# Elderfield at the Dail Committee



## Brendan Burgess (15 Apr 2010)

I watched this yesterday afternoon, and this is my take on it. The full minutes will be issued later on www.oireachtas.ie .

*Overall approach *
  He was very impressive, not just in what he said, but the way he said it. 

  He was very clear. He was very direct. He didn’t mince his words. He did not feel obliged to tell the TDs and Senators what they wanted to hear. 

  Anyone listening to him would be left in no doubt that he means business. 

  He is also very clever. He is only three months in the job and is absolutely on top of his brief. Many of the issues he has to deal with are complicated and he only twice referred to his two colleagues and then only to confirm his own understanding of some minor detail. 

  He was asked if there had been any political intervention and he said that there had not been. But he is reasonable and he will listen to people e.g. the deputations about Quinn. But I got the impression that such delegations were going to listen to him explaining why he had to do what he had to do, rather than he hearing from them.


*Quinn Insurance *
  He said in his introduction that he did not want to talk about Quinn but that he would come back at a later stage and discuss it in detail. But almost every member asked him about it anyway and he answered their questions as far as he could. 

  He was asked if he was not being a bit heavy handed. He said that he was not.

  On no fewer than three occasions, he said 
  “We had a Persistent and serious breach of the solvency requirements by a major 
  insurance company over many years”  No mincing of words here. 
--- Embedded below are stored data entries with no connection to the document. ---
__global__ __launch_bounds__( kLandBlock ) void lvSwapTwoKernel( BuildArgs a, uint32_t level ) {
  extern __shared__ uint32_t lvSums[];
  const uint32_t n = a.n, tiles = a.tiles;
  const int      lane  = threadIdx.x & 63;
  LvSeg*         cur  = ( level & 1 ) ? a.lvB : a.lvA;
  LvSeg*         next = ( level & 1 ) ? a.lvA : a.lvB;
  lvLoadSums<kLandBlock>( lvSums, a.tile2, tiles );
  const uint32_t nRound = ( n + uint32_t( kLandBlock ) - 1u ) & ~( uint32_t( kLandBlock ) - 1u );
  __shared__ uint32_t blockSeg;
  __shared__ uint32_t red[kLandBlock / 64][6];
  __shared__ uint32_t accV[6], accSlot;
  const int wave = threadIdx.x >> 6;
  constexpr uint32_t kChunk = uint32_t( kLandBlock ) * kLandRounds;
  for ( uint32_t c0 = blockIdx.x * kChunk; c0 < nRound; c0 += gridDim.x * kChunk ) {
  if ( threadIdx.x == 0 ) accSlot = kNone;
  for ( uint32_t i0 = c0; i0 < min( c0 + kChunk, nRound ); i0 += kLandBlock ) {
    const uint32_t i   = i0 + threadIdx.x;
    uint32_t       key = kNoKey;
    uint32_t       A = pk2( 0x7FFF, 0x7FFF ), B = pk2( -0x8000, -0x8000 ), C = pk2( 0x7FFF, 0x7FFF );
    uint32_t       A2 = A, B2 = B, C2 = C;
    bool           moved = false;
    uint32_t       s = kNone, slot = 0;
    if ( i < n ) {
      s           = a.seg[i];
      uint32_t to = kNone;
      if ( s != kNone ) {
        LvSeg*         q  = cur + s;
        const uint32_t ci = q->cutInfo;
        if ( ci >> 24 ) {
          const uint32_t b = q->begin, e = q->end, e1 = q->edge1;
          slot               = q->slot;
          const int      dim = int( ( ci >> 16 ) & 0xFFu );
          const int32_t  cut = int32_t( int16_t( ci & 0xFFFFu ) );
          Pt             pi  = a.P[i];
          const uint32_t li  = a.loc2[i];
          const uint32_t rb = lvPrefix( a.loc2, lvSums, tiles, e1, n ), re = lvPrefix( a.loc2, lvSums, tiles, e, n );
          const uint32_t e2   = e1 + ( ( e - e1 ) - ( re - rb ) );
          const uint32_t cnt  = e - b, half = cnt / 2, lim1 = e1 - b, lim2 = e2 - b;
          const uint32_t idx  = lim1 > half ? lim1 : ( lim2 < half ? lim2 : half );
          const uint32_t mid  = b + idx;
          if ( i == b ) {
            KdNode nd;
            nd.a = int32_t( q->childNode ), nd.b = int32_t( q->childNode + 1u ), nd.divlow = nd.divhigh = 0, nd.dim = dim;
            a.nodes[q->node] = nd;
            for ( int c = 0; c < 2; ++c ) {
              LvSeg* ch = next + slot + c;
              ch->begin = c ? mid : b, ch->end = c ? e : mid, ch->cutInfo = 0, ch->edge1 = 0, ch->slot = 0, ch->childNode = 0;
              ch->node = q->childNode + c, ch->parent = q->node, ch->side = uint8_t( c ), ch->pdim = uint8_t( dim ), ch->unused = 0;
              for ( int d = 0; d < 3; ++d ) ch->lo[d] = q->lo[d], ch->hi[d] = q->hi[d];
              if ( c == 0 ) {
                if ( dim == 0 ) ch->hi[0] = int16_t( cut );
                if ( dim == 1 ) ch->hi[1] = int16_t( cut );
                if ( dim == 2 ) ch->hi[2] = int16_t( cut );
              } else {
                if ( dim == 0 ) ch->lo[0] = int16_t( cut );
                if ( dim == 1 ) ch->lo[1] = int16_t( cut );
                if ( dim == 2 ) ch->lo[2] = int16_t( cut );
              }
            }
          }
          const int32_t x = coordOf( pi, dim );
          to              = slot + ( i >= mid ? 1u : 0u );
          key             = to;
          if ( i >= e1 && i < e2 && x > cut ) {
            const uint32_t r  = li + lvSums[i / kScanTile] - rb;
            const uint32_t j  = lvPartner( a.list, lvSums, e2, e, ( e - re ) - 1u - r );
            const Pt       pj = a.P[j];
            a.P[i]            = pj;
            a.P[j]            = pi;
            const uint32_t u  = a.perm[i];
            a.perm[i]         = a.perm[j];
            a.perm[j]         = u;
            moved             = true;
            A2 = pk2( pi.x, pi.y ), B2 = A2, C2 = pk2( pi.z, ~int( pi.z ) );
            pi = pj;
          }
          if ( !( i >= e2 && x <= cut ) ) A = pk2( pi.x, pi.y ), B = A, C = pk2( pi.z, ~int( pi.z ) );
        }
        a.seg[i] = to;
      }
    }
    if ( threadIdx.x == 0 ) blockSeg = s;
    __syncthreads();
    const bool uniform = __syncthreads_and( s == blockSeg ) != 0;
    if ( uniform ) {
      const bool anything = __syncthreads_or( key != kNoKey ) != 0;
      if ( anything ) {
        uint32_t v[6];
        const bool right = key != kNoKey && key != slot;
        v[0] = right || key == kNoKey ? pk2( 0x7FFF, 0x7FFF ) : A, v[1] = right || key == kNoKey ? pk2( -0x8000, -0x8000 ) : B,
        v[2] = right || key == kNoKey ? pk2( 0x7FFF, 0x7FFF ) : C;
        v[3] = pkMin( right ? A : pk2( 0x7FFF, 0x7FFF ), A2 ), v[4] = pkMax( right ? B : pk2( -0x8000, -0x8000 ), B2 ),
        v[5] = pkMin( right ? C : pk2( 0x7FFF, 0x7FFF ), C2 );
#pragma unroll
        for ( int off = 32; off > 0; off >>= 1 ) {
          v[0] = pkMin( v[0], __shfl_xor( v[0], off, 64 ) ), v[1] = pkMax( v[1], __shfl_xor( v[1], off, 64 ) ), v[2] = pkMin( v[2], __shfl_xor( v[2], off, 64 ) );
          v[3] = pkMin( v[3], __shfl_xor( v[3], off, 64 ) ), v[4] = pkMax( v[4], __shfl_xor( v[4], off, 64 ) ), v[5] = pkMin( v[5], __shfl_xor( v[5], off, 64 ) );
        }
        if ( lane == 0 )
          for ( int k = 0; k < 6; ++k ) red[wave][k] = v[k];
        __syncthreads();
        if ( threadIdx.x == 0 ) {
          uint32_t x[6];
          for ( int k = 0; k < 6; ++k ) {
            x[k] = red[0][k];
            for ( int w = 1; w < kLandBlock / 64; ++w ) x[k] = ( k % 3 ) == 1 ? pkMax( x[k], red[w][k] ) : pkMin( x[k], red[w][k] );
          }
          if ( accSlot != kNone && accSlot != slot ) {
            for ( int c = 0; c < 2; ++c )
              lvReport( next + accSlot + c, pkLo( accV[3 * c] ), pkHi( accV[3 * c] ), pkLo( accV[3 * c + 2] ), pkLo( accV[3 * c + 1] ), pkHi( accV[3 * c + 1] ),
                        ~pkHi( accV[3 * c + 2] ) );
            accSlot = kNone;
          }
          for ( int k = 0; k < 6; ++k ) accV[k] = accSlot == kNone ? x[k] : ( ( k % 3 ) == 1 ? pkMax( accV[k], x[k] ) : pkMin( accV[k], x[k] ) );
          accSlot = slot;
        }
      }
      __syncthreads();
      continue;
    }
    if ( moved ) lvReport( next + slot + 1u, pkLo( A2 ), pkHi( A2 ), pkLo( C2 ), pkLo( A2 ), pkHi( A2 ), pkLo( C2 ) );
    if ( waveSegMinMaxPacked( key, A, B, C, lane ) )
      lvReport( next + key, pkLo( A ), pkHi( A ), pkLo( C ), pkLo( B ), pkHi( B ), ~pkHi( C ) );
  }
  __syncthreads();
  if ( threadIdx.x == 0 ) {
    LvPartial pt;
    pt.slot = accSlot, pt.unused = 0;
    for ( int k = 0; k < 6; ++k ) pt.v[k] = accV[k];
    a.partial[c0 / kChunk] = pt;
  }
  __syncthreads();
  }
}

constexpr size_t kPieceLdsBytes = size_t( kPieceMax ) * ( sizeof( Pt ) + 4 + 2 + 2 + 2 ) + 16 + 2 * size_t( kPieceRecs ) * sizeof( PieceRec );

  He said that the issue will be resolved on Monday with the appointment of an official Administrator. 

  He was challenged on this on the grounds that he was prejudging the outcome. He was clear that there was not sufficient reserves and his position would change only if someone came up with the money and so far, no one had done so. He actually said “Show me the Money!” 

  A Cavan based senator said that he was giving the banks until the end of the year to sort out their capital position but he was giving Quinn only one week. He replied that the reserve requirements for the banks were new and higher. The solvency requirements for Quinn were not new and were the same for all insurance companies. They had been persistently in breach. Interestingly two other companies breached the 150% solvency requirement recently, but they brought it back in line within days. 

  Two broke the 100% solvency requirement and they had administrators appointed.

  He had sympathy for the 5,600 employees and their families but his responsibility was clear – it was to the 1.3m policyholders.


*Staffing *

  He wants to increase the staff from 360 to 510 by the end of this year. After that, he reckons that they require a further 200 staff. 

  “We have no enforcement team
  We have no investigation team 
  If we want to do an investigation, we have to take people off normal supervision”

*Anglo *
  He was sure that Anglo was systemically important at the time of the guarantee. It’s interesting that when he says it, it has so much more credibility than a government minister saying it. I would still question it, but I would tend to trust his judgment. 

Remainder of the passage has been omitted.